Given entries START

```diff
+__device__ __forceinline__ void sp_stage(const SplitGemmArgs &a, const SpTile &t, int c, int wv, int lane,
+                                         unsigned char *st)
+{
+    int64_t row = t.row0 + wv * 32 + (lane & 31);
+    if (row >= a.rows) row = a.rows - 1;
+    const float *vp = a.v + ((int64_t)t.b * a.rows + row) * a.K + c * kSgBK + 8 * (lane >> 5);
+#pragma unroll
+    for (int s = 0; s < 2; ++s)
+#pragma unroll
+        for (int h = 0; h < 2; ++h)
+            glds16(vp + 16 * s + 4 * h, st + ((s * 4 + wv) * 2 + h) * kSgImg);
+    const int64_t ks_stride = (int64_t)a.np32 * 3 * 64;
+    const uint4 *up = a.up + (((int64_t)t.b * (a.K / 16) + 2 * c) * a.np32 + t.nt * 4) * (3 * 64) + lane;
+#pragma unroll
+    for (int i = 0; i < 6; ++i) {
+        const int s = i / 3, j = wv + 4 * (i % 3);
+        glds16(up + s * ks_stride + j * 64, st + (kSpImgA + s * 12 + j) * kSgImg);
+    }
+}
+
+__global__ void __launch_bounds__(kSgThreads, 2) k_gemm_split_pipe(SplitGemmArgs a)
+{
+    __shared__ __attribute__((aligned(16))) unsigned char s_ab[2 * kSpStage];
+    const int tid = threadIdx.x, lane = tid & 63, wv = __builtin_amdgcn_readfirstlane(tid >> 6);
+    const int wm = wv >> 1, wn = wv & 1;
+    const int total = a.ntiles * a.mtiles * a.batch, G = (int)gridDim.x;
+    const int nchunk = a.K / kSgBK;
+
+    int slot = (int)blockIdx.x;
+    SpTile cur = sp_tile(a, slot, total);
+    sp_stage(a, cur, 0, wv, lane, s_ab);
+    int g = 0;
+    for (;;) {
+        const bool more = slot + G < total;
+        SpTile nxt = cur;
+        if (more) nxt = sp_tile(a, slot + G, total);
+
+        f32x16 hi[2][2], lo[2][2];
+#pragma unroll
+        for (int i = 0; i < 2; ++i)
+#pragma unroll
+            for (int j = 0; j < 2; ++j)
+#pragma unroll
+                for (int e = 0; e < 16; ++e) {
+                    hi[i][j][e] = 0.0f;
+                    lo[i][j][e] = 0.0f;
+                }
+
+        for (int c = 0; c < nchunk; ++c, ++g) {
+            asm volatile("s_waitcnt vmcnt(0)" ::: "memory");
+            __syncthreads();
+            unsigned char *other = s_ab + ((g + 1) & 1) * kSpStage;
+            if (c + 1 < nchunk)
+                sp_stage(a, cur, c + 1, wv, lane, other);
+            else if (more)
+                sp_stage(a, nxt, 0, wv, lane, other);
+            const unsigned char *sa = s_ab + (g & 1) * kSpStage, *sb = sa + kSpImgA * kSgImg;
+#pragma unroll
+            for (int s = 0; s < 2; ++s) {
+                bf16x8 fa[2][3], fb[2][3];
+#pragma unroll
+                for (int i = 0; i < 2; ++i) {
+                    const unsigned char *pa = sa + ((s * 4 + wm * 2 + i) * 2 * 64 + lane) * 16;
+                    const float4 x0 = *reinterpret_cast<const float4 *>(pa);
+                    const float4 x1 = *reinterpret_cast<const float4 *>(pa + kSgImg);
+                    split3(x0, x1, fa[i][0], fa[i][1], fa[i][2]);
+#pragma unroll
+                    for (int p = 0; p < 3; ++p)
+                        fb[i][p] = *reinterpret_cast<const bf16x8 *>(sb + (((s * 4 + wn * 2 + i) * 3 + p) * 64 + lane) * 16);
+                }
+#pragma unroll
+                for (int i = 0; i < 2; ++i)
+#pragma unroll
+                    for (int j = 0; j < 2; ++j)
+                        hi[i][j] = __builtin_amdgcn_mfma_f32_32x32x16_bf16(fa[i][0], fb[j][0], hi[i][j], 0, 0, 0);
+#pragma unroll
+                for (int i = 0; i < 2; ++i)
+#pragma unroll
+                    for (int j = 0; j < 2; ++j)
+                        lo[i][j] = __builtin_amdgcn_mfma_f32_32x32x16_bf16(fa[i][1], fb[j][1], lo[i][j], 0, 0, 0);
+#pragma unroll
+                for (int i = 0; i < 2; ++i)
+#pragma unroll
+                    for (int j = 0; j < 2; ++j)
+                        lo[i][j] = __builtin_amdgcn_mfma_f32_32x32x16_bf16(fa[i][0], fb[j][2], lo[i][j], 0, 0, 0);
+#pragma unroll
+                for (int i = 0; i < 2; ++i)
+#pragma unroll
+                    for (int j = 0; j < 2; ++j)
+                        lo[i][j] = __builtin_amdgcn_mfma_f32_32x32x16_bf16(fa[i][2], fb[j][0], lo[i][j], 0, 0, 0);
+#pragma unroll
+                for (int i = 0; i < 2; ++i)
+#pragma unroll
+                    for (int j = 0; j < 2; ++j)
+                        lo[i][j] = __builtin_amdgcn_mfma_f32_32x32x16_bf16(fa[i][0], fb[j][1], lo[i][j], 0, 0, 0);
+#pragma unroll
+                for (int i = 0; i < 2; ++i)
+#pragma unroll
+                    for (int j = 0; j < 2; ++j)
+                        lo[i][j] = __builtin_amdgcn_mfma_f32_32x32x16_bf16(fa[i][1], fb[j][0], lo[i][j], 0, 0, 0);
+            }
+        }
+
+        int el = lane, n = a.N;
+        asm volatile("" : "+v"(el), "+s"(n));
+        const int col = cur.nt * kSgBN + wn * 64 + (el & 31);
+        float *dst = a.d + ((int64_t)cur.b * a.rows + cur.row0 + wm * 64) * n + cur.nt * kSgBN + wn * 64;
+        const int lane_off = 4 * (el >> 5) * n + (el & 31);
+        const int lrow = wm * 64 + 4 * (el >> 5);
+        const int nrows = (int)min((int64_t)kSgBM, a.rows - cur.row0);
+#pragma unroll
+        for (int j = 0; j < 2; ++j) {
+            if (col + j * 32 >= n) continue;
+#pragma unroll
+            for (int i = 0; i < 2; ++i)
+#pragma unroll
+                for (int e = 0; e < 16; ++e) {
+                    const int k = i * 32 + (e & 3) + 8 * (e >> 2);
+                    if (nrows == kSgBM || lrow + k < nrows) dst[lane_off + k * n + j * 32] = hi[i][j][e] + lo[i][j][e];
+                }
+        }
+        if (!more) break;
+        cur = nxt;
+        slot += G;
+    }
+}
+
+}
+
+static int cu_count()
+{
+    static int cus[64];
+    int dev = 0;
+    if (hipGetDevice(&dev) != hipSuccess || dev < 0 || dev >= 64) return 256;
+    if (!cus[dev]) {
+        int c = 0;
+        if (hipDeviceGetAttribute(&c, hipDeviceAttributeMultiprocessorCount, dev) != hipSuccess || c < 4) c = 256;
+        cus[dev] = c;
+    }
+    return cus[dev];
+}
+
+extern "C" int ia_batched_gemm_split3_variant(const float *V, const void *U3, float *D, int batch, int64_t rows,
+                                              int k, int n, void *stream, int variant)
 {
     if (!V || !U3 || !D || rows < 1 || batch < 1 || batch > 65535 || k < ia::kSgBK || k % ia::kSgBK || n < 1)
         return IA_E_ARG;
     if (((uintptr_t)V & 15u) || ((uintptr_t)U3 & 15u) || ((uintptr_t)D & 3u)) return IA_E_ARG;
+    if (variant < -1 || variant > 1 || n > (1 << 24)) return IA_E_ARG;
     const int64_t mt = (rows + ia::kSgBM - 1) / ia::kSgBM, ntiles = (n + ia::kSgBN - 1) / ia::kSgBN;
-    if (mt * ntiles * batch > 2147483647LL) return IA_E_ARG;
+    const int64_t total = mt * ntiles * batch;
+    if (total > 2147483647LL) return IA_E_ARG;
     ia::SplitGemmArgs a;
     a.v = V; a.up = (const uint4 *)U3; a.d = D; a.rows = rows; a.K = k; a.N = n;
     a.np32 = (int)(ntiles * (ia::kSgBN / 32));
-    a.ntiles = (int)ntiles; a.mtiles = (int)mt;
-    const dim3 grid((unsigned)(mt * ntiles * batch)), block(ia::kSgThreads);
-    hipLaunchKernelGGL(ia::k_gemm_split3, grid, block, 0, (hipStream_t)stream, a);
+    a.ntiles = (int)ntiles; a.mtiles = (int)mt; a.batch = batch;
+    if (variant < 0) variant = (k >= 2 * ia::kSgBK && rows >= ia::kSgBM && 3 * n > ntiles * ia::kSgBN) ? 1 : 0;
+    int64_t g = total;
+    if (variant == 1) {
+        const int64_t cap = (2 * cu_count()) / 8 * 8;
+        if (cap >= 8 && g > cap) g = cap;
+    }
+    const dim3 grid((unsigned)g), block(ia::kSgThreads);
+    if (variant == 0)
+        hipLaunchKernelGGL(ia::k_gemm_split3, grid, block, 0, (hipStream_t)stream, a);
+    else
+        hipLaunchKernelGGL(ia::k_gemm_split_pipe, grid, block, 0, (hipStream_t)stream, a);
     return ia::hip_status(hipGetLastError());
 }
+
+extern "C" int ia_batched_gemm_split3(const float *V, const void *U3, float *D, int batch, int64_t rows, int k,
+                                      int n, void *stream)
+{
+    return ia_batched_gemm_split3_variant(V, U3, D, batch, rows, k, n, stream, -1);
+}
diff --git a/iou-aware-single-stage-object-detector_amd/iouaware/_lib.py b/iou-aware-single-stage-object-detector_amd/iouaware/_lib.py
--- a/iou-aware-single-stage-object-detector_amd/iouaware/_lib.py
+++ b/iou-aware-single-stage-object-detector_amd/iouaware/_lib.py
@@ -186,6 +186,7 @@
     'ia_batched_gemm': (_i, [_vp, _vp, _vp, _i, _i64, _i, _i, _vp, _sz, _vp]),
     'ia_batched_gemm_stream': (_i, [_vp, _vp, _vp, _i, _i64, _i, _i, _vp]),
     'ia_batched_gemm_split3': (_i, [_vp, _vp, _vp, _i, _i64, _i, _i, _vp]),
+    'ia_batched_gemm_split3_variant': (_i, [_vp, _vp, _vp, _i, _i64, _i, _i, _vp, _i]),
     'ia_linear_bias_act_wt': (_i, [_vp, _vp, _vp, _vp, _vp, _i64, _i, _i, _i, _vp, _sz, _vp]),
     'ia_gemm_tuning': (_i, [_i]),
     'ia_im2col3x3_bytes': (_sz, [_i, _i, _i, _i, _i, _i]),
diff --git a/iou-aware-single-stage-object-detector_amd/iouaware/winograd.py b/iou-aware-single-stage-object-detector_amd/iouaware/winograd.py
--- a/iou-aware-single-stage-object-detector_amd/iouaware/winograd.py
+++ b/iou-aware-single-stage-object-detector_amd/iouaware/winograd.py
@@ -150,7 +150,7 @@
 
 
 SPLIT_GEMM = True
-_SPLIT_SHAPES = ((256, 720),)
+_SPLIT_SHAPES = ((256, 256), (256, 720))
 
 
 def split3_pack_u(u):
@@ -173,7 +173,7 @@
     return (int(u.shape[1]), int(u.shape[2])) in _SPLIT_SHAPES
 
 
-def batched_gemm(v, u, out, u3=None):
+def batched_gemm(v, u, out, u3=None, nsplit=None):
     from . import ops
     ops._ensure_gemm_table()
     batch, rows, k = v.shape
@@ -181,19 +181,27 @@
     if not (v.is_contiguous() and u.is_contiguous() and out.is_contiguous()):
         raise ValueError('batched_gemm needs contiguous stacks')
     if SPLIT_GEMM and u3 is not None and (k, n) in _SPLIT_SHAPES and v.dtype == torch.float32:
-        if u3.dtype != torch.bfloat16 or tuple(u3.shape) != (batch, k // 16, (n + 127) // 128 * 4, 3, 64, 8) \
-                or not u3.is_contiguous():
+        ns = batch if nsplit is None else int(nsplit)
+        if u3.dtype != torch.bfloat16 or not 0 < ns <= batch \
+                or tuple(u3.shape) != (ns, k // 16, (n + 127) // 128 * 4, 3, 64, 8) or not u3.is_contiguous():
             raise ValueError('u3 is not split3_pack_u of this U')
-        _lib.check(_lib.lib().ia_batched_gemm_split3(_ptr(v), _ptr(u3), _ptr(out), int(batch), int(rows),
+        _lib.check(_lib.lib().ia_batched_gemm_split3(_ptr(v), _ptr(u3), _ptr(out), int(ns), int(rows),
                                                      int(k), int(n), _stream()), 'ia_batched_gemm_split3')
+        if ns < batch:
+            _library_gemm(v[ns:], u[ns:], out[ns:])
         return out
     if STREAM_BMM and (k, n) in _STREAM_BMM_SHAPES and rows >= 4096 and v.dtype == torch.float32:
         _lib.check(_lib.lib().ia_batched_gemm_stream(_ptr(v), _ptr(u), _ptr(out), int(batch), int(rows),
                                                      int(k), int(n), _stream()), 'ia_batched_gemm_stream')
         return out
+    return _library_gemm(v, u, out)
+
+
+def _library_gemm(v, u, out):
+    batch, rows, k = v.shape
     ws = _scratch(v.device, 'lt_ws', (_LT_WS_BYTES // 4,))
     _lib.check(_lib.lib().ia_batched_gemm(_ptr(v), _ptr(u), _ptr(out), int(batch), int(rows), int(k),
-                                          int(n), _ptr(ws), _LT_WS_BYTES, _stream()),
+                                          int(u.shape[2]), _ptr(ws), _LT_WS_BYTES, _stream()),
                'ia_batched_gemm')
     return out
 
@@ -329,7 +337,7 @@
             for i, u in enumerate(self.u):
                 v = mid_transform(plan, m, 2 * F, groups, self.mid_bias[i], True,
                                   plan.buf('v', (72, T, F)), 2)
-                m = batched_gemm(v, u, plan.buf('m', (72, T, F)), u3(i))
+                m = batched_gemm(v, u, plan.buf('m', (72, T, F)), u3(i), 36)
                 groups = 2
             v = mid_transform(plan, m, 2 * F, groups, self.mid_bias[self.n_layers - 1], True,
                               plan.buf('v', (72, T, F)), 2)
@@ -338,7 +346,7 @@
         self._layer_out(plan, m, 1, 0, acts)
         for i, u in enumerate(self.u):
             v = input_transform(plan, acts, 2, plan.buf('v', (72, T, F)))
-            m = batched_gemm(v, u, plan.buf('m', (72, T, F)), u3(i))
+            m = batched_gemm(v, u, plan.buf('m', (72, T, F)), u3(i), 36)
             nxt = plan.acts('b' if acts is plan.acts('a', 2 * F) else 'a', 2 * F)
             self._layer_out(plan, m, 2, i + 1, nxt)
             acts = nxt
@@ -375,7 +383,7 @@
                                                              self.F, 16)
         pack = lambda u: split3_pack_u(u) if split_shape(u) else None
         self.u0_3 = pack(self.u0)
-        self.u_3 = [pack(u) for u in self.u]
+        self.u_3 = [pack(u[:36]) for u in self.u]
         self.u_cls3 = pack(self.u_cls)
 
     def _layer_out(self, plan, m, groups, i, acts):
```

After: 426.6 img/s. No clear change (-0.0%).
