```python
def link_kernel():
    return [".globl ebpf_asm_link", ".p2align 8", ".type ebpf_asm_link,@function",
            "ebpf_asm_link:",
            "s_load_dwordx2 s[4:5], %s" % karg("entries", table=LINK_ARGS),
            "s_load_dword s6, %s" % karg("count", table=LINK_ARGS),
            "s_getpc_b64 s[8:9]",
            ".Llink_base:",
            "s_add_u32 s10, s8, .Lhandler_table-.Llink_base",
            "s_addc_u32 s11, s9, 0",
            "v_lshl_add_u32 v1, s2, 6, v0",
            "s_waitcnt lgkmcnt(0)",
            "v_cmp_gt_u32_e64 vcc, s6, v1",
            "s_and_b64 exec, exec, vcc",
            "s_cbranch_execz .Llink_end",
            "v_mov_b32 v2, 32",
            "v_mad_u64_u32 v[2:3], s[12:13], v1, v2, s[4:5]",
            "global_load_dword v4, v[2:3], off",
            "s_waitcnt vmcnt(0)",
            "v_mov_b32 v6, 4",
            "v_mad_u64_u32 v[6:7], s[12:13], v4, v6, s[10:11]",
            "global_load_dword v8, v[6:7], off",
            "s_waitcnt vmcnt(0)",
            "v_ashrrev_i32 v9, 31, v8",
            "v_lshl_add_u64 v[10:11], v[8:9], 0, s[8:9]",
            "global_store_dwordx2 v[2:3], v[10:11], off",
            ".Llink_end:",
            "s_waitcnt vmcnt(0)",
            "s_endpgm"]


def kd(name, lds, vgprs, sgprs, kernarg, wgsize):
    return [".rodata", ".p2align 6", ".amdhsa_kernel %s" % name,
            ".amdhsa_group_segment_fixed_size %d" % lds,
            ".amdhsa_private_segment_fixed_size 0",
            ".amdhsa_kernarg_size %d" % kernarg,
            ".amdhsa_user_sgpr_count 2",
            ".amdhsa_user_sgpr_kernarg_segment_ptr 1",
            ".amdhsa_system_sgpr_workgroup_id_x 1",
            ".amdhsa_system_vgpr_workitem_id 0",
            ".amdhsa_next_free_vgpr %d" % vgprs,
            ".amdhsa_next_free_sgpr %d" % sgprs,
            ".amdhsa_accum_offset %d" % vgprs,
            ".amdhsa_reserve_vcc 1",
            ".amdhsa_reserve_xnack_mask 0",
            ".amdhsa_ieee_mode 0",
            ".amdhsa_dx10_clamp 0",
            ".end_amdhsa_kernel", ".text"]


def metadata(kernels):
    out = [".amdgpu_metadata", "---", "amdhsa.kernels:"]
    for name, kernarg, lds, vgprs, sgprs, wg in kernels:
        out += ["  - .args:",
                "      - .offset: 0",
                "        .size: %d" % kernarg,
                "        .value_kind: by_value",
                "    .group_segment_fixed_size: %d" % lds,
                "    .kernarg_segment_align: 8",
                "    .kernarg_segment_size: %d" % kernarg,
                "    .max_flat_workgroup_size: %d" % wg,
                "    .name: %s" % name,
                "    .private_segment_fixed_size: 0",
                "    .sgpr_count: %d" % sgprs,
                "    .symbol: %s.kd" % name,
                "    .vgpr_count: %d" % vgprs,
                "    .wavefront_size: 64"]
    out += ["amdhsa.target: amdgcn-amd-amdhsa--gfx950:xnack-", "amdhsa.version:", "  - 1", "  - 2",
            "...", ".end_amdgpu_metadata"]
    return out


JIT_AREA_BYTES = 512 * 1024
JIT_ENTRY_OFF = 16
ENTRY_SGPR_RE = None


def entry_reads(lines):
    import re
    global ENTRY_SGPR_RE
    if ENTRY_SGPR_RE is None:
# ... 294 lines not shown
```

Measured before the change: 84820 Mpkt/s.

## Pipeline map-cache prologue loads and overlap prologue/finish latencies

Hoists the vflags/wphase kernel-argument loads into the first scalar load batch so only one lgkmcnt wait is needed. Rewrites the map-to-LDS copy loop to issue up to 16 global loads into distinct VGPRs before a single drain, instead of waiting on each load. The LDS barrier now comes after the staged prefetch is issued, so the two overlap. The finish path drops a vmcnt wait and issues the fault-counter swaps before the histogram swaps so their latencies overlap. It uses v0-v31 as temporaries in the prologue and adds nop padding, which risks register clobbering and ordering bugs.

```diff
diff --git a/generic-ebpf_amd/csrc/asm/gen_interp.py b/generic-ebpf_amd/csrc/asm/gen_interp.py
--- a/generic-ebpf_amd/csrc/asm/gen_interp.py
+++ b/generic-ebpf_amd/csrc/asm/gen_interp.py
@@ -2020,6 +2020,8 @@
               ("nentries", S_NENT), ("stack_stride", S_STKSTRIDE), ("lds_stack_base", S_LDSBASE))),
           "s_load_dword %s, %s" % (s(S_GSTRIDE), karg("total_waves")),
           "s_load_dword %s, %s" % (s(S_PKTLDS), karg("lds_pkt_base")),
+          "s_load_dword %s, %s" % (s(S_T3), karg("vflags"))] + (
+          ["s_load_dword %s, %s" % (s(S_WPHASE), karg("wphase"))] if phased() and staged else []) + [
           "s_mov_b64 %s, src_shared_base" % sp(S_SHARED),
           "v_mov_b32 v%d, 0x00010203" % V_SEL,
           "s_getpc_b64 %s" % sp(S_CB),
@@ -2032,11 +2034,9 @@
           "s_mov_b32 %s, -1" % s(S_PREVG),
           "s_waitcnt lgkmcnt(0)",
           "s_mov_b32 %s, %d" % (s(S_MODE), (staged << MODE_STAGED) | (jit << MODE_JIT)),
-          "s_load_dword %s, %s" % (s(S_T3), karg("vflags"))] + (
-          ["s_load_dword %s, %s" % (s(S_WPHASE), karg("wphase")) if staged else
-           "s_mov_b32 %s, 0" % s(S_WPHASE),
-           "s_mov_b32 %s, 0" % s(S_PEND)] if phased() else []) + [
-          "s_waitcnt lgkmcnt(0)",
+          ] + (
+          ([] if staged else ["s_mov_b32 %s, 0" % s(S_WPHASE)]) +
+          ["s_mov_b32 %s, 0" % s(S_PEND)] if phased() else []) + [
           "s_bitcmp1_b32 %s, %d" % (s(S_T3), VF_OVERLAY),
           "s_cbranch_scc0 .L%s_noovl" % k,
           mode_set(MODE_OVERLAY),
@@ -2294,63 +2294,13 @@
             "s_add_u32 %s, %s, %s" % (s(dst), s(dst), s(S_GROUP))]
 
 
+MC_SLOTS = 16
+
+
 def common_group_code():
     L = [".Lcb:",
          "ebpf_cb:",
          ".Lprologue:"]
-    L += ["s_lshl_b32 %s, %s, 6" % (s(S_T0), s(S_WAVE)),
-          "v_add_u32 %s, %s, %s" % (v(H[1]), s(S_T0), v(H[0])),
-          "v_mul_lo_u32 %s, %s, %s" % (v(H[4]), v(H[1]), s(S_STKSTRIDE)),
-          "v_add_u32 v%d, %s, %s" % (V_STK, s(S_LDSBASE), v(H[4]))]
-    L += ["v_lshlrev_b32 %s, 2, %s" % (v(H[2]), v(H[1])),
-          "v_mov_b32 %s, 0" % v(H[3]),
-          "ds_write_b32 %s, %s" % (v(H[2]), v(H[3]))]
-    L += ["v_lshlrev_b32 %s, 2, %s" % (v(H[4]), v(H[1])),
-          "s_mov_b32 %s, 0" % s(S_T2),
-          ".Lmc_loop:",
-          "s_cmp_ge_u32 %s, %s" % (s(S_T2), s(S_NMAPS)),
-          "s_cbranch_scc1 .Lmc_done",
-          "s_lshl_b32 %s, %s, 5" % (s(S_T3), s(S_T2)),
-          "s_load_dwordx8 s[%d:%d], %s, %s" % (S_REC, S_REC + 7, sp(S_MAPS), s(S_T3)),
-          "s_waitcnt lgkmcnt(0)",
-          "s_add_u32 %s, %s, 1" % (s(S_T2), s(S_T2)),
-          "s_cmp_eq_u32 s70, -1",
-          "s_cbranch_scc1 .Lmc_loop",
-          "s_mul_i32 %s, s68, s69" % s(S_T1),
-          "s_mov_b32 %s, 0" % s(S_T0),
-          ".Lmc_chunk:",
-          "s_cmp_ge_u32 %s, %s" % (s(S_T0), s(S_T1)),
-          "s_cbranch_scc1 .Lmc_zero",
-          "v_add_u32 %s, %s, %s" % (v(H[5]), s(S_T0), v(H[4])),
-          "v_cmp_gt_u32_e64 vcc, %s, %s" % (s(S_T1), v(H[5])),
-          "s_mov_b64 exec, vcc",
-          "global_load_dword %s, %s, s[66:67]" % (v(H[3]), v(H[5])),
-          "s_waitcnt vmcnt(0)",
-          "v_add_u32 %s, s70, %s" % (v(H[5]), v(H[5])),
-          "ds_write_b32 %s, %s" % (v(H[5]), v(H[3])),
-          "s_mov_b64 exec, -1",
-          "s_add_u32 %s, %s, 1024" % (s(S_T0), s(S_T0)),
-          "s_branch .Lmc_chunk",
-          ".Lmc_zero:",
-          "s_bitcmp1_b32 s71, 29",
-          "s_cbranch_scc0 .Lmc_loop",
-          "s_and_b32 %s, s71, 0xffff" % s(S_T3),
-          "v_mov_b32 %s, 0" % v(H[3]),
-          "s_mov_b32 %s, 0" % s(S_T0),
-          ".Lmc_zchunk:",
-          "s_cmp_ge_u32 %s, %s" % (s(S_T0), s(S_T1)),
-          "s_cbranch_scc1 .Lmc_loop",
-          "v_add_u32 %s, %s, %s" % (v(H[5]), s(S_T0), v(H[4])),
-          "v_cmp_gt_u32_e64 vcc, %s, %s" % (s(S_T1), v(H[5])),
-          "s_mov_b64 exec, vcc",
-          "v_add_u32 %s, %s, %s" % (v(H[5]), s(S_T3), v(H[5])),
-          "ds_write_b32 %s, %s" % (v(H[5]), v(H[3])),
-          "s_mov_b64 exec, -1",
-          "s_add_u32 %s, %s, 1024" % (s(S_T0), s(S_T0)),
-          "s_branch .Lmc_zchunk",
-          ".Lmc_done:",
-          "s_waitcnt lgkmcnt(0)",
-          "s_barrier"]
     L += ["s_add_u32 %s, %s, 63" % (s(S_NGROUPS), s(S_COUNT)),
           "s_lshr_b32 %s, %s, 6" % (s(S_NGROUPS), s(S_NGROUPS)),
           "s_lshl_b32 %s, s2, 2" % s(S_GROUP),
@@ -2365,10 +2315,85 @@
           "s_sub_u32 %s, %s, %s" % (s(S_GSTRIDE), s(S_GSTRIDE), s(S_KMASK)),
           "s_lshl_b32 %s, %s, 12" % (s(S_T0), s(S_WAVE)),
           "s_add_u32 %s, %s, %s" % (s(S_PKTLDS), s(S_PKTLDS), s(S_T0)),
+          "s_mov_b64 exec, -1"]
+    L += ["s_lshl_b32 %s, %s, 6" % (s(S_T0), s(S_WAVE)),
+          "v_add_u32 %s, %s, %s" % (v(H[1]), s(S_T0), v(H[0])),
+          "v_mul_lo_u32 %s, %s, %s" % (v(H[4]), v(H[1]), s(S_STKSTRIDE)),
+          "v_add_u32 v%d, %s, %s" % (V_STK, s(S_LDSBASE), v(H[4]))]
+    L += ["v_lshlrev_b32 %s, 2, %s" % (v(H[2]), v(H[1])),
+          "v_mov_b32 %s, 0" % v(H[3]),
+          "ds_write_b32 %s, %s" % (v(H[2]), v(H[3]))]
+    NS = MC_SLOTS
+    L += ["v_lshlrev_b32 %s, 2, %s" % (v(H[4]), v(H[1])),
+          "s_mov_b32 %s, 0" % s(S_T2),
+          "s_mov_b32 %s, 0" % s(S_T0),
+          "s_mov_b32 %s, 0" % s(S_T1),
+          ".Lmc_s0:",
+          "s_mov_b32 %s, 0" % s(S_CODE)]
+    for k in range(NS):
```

Given entries END

* _What you will do_: Tell how many lines in the data include the string "kSpImgA". Reply with the number and no other text.

* _Exercise output_: 2